[Collected data]

# # #

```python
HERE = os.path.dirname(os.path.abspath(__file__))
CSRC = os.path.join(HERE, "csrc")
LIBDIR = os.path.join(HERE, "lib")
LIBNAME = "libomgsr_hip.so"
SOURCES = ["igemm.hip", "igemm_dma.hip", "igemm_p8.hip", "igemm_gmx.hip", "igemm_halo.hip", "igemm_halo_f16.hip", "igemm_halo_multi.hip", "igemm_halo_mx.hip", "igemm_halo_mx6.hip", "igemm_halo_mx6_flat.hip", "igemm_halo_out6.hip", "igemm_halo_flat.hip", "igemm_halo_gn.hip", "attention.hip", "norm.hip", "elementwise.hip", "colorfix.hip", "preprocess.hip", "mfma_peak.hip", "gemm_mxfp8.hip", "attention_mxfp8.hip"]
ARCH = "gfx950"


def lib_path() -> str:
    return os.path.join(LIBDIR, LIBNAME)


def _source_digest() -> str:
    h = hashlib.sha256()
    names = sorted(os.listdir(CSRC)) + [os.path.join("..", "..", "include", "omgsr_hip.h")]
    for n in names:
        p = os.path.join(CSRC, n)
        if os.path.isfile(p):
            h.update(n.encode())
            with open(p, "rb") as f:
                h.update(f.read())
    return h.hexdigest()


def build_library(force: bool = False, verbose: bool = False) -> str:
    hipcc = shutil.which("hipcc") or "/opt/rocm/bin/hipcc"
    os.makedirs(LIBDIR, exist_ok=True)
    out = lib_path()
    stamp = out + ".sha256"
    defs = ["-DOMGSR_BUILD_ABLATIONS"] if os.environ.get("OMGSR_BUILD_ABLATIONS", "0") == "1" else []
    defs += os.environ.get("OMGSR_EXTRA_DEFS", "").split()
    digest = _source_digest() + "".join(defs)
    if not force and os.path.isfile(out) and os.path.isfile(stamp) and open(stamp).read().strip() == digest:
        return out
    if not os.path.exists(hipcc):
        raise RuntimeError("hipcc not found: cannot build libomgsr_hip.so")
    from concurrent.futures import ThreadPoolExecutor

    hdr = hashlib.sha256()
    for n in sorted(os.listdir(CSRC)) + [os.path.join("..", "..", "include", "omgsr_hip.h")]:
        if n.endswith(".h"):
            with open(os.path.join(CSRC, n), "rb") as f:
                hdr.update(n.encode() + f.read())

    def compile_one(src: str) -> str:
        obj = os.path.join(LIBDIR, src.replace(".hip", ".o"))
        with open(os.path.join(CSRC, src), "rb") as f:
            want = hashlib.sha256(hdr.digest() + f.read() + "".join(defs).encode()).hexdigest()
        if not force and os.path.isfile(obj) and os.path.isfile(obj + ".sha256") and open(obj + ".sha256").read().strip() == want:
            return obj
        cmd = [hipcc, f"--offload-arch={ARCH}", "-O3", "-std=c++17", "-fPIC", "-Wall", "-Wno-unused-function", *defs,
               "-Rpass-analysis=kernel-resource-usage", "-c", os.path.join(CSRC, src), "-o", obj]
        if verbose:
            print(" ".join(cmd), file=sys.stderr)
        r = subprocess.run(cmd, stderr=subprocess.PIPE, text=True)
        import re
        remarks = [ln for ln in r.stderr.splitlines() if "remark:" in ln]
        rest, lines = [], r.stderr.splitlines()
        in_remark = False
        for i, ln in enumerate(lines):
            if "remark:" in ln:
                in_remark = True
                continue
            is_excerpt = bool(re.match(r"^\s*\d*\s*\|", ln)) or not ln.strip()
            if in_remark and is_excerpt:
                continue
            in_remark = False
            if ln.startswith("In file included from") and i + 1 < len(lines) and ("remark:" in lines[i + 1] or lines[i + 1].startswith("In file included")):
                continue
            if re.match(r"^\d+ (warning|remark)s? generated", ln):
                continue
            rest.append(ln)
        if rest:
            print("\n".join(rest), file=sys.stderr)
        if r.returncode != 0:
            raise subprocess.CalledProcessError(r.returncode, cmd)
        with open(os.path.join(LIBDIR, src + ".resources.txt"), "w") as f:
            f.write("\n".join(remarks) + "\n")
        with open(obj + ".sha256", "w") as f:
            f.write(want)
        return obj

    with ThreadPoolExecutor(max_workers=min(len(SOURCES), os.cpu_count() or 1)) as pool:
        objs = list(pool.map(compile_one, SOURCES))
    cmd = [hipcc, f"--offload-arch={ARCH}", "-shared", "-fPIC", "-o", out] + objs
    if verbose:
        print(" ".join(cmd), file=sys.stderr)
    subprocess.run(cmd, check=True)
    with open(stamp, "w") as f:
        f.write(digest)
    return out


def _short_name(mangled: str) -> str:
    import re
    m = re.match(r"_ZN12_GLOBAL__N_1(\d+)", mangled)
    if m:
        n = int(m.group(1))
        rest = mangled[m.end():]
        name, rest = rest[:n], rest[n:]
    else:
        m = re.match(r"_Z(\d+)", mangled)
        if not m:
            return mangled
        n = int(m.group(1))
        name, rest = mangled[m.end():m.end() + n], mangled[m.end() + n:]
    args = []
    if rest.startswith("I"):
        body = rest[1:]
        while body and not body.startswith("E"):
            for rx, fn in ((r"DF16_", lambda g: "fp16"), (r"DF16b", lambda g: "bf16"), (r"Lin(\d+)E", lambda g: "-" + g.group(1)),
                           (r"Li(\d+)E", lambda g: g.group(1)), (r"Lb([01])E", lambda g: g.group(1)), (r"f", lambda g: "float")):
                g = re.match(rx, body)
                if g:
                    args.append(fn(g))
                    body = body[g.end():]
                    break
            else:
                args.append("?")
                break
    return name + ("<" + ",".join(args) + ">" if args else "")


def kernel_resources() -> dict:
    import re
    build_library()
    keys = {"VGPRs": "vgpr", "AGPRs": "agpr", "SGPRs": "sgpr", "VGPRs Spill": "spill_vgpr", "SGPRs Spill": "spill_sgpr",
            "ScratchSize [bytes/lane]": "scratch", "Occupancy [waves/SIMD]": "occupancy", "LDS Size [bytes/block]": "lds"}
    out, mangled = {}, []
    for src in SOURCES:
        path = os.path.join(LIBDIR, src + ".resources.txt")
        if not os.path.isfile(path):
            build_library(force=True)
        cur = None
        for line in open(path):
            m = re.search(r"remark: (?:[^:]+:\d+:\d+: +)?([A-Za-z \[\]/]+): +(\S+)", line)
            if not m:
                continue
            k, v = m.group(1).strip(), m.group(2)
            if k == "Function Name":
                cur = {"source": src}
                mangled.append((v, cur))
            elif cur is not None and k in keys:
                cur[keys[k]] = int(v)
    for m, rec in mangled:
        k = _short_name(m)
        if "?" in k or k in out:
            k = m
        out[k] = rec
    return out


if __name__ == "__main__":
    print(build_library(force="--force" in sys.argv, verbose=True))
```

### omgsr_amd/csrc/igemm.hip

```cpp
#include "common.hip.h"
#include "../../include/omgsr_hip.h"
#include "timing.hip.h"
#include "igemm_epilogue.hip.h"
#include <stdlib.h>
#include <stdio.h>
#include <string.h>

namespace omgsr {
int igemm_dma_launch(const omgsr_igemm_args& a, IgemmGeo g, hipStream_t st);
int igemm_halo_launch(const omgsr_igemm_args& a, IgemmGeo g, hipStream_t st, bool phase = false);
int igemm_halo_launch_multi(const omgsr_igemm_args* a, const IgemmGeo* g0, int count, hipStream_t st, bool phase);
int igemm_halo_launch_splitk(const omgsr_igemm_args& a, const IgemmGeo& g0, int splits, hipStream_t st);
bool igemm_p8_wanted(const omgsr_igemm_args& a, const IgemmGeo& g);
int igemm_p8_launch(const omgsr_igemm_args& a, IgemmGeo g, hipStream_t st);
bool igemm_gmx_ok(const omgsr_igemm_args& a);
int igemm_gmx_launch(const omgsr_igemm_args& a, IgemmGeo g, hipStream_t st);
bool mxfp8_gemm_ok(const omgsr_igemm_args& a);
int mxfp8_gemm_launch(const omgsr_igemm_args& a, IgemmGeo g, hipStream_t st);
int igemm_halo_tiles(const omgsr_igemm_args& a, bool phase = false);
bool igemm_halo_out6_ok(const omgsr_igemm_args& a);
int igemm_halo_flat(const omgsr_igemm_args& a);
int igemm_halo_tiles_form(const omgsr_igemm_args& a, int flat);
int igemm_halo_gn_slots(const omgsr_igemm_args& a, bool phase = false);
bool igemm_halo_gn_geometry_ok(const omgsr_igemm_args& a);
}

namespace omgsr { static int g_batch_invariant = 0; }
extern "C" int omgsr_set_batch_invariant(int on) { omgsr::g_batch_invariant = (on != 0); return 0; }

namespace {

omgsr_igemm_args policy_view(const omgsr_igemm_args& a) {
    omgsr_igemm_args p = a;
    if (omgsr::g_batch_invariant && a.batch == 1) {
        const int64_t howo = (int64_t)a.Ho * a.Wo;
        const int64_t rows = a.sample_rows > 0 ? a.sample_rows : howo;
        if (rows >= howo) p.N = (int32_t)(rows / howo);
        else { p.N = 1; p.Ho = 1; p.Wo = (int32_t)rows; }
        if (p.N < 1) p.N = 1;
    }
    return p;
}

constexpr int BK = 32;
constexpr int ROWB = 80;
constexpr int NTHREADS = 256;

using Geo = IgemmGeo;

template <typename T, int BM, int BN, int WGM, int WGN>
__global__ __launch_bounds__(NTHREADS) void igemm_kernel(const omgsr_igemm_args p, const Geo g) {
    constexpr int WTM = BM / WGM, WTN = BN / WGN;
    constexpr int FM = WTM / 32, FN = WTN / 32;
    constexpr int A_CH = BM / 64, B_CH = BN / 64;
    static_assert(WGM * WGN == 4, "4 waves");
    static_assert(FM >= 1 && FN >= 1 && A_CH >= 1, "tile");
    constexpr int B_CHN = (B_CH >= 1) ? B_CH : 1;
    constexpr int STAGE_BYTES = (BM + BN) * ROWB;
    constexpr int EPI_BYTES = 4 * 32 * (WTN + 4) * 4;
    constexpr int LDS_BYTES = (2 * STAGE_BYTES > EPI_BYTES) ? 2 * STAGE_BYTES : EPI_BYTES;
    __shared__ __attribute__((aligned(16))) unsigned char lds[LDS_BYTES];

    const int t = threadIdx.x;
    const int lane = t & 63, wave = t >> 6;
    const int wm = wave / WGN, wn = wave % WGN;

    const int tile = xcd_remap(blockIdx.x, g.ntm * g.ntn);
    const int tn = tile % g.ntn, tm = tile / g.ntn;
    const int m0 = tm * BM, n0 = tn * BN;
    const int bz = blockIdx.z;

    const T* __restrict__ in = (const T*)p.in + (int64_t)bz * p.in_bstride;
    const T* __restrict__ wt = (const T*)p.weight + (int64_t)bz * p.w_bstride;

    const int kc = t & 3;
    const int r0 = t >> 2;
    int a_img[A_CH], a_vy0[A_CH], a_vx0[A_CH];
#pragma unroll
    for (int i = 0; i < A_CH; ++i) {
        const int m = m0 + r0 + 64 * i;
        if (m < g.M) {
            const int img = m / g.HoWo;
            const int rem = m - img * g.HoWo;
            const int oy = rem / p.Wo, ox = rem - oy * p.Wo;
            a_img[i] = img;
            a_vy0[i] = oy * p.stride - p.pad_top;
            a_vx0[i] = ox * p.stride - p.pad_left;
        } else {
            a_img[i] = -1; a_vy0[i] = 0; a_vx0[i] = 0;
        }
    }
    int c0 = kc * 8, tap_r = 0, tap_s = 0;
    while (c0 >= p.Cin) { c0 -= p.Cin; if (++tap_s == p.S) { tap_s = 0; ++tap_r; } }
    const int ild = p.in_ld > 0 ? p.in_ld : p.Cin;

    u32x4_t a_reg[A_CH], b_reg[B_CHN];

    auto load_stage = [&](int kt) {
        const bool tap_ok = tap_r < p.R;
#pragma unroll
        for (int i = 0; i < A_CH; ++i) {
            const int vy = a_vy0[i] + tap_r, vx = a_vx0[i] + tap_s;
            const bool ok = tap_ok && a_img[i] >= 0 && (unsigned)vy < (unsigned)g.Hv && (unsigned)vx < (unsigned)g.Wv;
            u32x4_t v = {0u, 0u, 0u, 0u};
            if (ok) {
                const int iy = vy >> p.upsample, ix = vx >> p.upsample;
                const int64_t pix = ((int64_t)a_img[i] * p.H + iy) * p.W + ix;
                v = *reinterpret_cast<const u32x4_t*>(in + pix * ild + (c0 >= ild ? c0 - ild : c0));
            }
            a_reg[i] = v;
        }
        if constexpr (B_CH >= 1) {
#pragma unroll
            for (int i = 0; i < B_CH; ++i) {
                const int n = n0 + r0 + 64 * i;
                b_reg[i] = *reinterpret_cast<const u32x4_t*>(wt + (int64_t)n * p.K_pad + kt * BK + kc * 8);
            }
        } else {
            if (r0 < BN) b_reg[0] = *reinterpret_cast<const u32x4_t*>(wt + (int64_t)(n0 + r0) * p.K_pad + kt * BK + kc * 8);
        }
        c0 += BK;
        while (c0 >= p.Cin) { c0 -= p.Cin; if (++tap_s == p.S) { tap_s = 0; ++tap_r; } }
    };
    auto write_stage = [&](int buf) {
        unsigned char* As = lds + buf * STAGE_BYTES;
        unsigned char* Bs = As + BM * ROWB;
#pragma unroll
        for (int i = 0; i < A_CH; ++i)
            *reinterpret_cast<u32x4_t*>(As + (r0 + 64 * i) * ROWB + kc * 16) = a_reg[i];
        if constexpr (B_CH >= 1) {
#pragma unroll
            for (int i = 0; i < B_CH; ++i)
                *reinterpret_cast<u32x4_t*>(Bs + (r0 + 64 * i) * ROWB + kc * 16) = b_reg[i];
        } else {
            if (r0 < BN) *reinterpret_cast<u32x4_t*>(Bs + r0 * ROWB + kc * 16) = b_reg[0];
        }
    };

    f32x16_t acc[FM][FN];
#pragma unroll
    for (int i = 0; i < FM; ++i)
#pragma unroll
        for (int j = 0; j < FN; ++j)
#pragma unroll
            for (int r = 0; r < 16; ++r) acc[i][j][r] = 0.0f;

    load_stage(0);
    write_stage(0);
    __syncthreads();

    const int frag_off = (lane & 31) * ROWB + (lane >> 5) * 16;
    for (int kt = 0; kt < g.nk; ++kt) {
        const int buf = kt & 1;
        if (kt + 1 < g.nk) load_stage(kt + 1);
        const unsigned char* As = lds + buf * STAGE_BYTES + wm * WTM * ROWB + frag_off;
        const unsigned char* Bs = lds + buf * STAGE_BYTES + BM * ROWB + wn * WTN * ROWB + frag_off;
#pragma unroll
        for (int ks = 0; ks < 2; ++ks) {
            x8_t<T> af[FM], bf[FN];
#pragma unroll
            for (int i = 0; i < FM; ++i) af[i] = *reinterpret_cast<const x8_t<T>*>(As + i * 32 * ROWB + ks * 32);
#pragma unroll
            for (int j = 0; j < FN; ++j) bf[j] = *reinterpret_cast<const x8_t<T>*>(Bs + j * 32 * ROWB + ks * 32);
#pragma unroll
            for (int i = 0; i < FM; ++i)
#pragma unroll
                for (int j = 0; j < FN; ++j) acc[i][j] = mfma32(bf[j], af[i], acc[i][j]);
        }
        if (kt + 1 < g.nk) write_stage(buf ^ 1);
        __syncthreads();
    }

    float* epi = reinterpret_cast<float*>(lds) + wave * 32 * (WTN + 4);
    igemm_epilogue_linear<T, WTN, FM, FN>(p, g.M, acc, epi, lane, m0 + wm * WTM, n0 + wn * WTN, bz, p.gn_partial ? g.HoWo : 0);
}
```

# # #

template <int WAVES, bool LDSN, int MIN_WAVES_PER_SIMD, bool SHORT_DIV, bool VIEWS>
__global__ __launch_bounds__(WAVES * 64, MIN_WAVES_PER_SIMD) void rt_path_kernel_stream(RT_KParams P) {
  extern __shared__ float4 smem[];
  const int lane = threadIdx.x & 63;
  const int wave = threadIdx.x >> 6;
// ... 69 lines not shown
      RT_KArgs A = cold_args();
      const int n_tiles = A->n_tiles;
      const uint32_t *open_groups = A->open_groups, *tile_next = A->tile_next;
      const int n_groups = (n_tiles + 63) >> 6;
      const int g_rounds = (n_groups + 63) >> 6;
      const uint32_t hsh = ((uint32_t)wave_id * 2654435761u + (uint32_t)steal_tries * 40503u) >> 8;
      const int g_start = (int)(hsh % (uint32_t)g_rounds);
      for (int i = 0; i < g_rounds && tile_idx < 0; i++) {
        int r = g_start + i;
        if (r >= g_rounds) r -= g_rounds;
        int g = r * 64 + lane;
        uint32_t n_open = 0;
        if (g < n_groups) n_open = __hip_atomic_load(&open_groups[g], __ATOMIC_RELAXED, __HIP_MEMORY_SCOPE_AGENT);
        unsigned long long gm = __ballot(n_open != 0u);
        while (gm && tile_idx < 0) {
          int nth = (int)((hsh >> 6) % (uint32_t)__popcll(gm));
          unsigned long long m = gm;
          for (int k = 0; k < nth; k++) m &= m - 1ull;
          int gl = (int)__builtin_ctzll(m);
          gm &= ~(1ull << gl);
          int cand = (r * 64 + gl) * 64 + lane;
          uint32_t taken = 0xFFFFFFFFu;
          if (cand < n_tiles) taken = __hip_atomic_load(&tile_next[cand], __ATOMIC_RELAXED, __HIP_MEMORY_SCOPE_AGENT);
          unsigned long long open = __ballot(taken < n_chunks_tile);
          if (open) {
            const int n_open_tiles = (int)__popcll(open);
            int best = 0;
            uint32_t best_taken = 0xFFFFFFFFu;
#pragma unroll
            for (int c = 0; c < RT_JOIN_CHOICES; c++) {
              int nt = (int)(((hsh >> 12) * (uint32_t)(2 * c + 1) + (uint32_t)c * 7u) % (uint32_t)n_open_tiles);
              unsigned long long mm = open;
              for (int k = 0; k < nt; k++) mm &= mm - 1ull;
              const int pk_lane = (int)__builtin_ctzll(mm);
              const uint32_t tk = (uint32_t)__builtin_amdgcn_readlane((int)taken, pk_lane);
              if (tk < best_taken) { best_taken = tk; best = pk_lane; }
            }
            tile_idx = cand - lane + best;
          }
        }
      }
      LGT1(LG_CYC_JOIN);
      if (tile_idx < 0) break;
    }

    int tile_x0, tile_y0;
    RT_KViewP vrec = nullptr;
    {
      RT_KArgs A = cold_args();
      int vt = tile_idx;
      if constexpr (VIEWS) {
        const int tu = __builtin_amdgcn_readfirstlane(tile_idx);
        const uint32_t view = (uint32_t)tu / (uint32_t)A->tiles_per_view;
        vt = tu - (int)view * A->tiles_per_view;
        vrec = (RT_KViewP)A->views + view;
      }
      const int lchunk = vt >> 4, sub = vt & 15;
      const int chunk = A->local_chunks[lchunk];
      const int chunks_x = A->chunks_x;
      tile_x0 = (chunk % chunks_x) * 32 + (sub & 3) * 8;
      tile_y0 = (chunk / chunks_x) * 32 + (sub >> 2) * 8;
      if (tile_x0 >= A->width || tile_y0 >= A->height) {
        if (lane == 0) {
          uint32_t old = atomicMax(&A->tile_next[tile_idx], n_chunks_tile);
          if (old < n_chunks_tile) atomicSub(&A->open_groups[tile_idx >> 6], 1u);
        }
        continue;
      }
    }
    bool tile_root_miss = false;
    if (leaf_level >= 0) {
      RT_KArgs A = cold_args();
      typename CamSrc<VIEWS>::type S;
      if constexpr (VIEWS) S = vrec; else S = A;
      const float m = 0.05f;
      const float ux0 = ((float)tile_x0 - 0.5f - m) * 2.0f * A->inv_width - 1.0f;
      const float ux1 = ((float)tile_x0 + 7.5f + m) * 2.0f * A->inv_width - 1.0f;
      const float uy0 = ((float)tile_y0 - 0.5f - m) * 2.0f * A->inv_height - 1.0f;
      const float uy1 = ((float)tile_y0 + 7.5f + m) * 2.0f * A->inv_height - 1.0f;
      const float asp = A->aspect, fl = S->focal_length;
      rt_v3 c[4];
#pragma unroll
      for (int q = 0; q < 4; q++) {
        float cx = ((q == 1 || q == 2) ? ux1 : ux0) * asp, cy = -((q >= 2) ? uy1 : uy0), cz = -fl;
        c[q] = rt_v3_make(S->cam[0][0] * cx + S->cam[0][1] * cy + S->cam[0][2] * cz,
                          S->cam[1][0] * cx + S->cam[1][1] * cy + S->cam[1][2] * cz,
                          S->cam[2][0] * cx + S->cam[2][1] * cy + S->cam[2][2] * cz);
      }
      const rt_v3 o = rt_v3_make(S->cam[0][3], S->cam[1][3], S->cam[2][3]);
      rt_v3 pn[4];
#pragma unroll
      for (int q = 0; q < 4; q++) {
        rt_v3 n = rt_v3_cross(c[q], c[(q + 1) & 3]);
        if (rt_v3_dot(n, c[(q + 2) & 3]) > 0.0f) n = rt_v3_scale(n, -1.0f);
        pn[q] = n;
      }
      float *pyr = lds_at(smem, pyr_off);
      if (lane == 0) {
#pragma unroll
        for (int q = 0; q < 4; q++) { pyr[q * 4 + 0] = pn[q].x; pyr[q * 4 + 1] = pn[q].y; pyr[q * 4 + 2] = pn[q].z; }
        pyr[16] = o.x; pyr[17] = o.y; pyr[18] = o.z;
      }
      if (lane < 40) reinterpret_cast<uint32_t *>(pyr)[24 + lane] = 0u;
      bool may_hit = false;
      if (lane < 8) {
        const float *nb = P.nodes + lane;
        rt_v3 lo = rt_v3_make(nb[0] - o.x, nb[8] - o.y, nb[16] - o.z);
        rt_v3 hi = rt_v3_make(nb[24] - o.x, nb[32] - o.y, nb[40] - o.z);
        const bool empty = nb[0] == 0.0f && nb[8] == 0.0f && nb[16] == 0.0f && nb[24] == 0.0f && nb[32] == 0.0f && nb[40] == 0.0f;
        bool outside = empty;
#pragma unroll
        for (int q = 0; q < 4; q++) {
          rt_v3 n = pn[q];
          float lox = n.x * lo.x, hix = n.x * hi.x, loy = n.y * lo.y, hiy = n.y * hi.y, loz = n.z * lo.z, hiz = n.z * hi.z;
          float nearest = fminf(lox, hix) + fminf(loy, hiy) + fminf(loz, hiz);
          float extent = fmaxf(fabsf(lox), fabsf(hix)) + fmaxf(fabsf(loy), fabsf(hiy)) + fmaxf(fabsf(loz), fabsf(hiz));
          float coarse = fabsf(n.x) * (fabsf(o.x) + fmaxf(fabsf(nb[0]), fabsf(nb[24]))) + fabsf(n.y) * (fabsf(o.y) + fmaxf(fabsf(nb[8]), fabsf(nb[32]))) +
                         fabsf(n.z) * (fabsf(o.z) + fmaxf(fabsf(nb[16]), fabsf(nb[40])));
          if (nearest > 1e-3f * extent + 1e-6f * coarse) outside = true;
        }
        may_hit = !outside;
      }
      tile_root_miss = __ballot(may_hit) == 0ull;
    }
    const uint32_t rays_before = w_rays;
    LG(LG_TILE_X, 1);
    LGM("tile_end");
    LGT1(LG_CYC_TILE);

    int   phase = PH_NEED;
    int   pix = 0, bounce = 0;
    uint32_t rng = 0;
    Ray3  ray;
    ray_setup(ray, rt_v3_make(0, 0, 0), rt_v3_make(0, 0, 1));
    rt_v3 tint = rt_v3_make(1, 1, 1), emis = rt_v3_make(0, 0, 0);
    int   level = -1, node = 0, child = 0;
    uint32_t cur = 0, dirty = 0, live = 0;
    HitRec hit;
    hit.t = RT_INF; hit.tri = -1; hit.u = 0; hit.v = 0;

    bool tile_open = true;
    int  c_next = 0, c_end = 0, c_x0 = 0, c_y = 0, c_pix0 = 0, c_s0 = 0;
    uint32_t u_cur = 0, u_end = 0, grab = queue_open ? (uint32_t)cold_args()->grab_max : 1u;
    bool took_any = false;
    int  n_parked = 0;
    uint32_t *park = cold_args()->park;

# # #

**Your task**
The string "match" may appear on lines of the data above; give the number of those lines and nothing more.

**Response**
5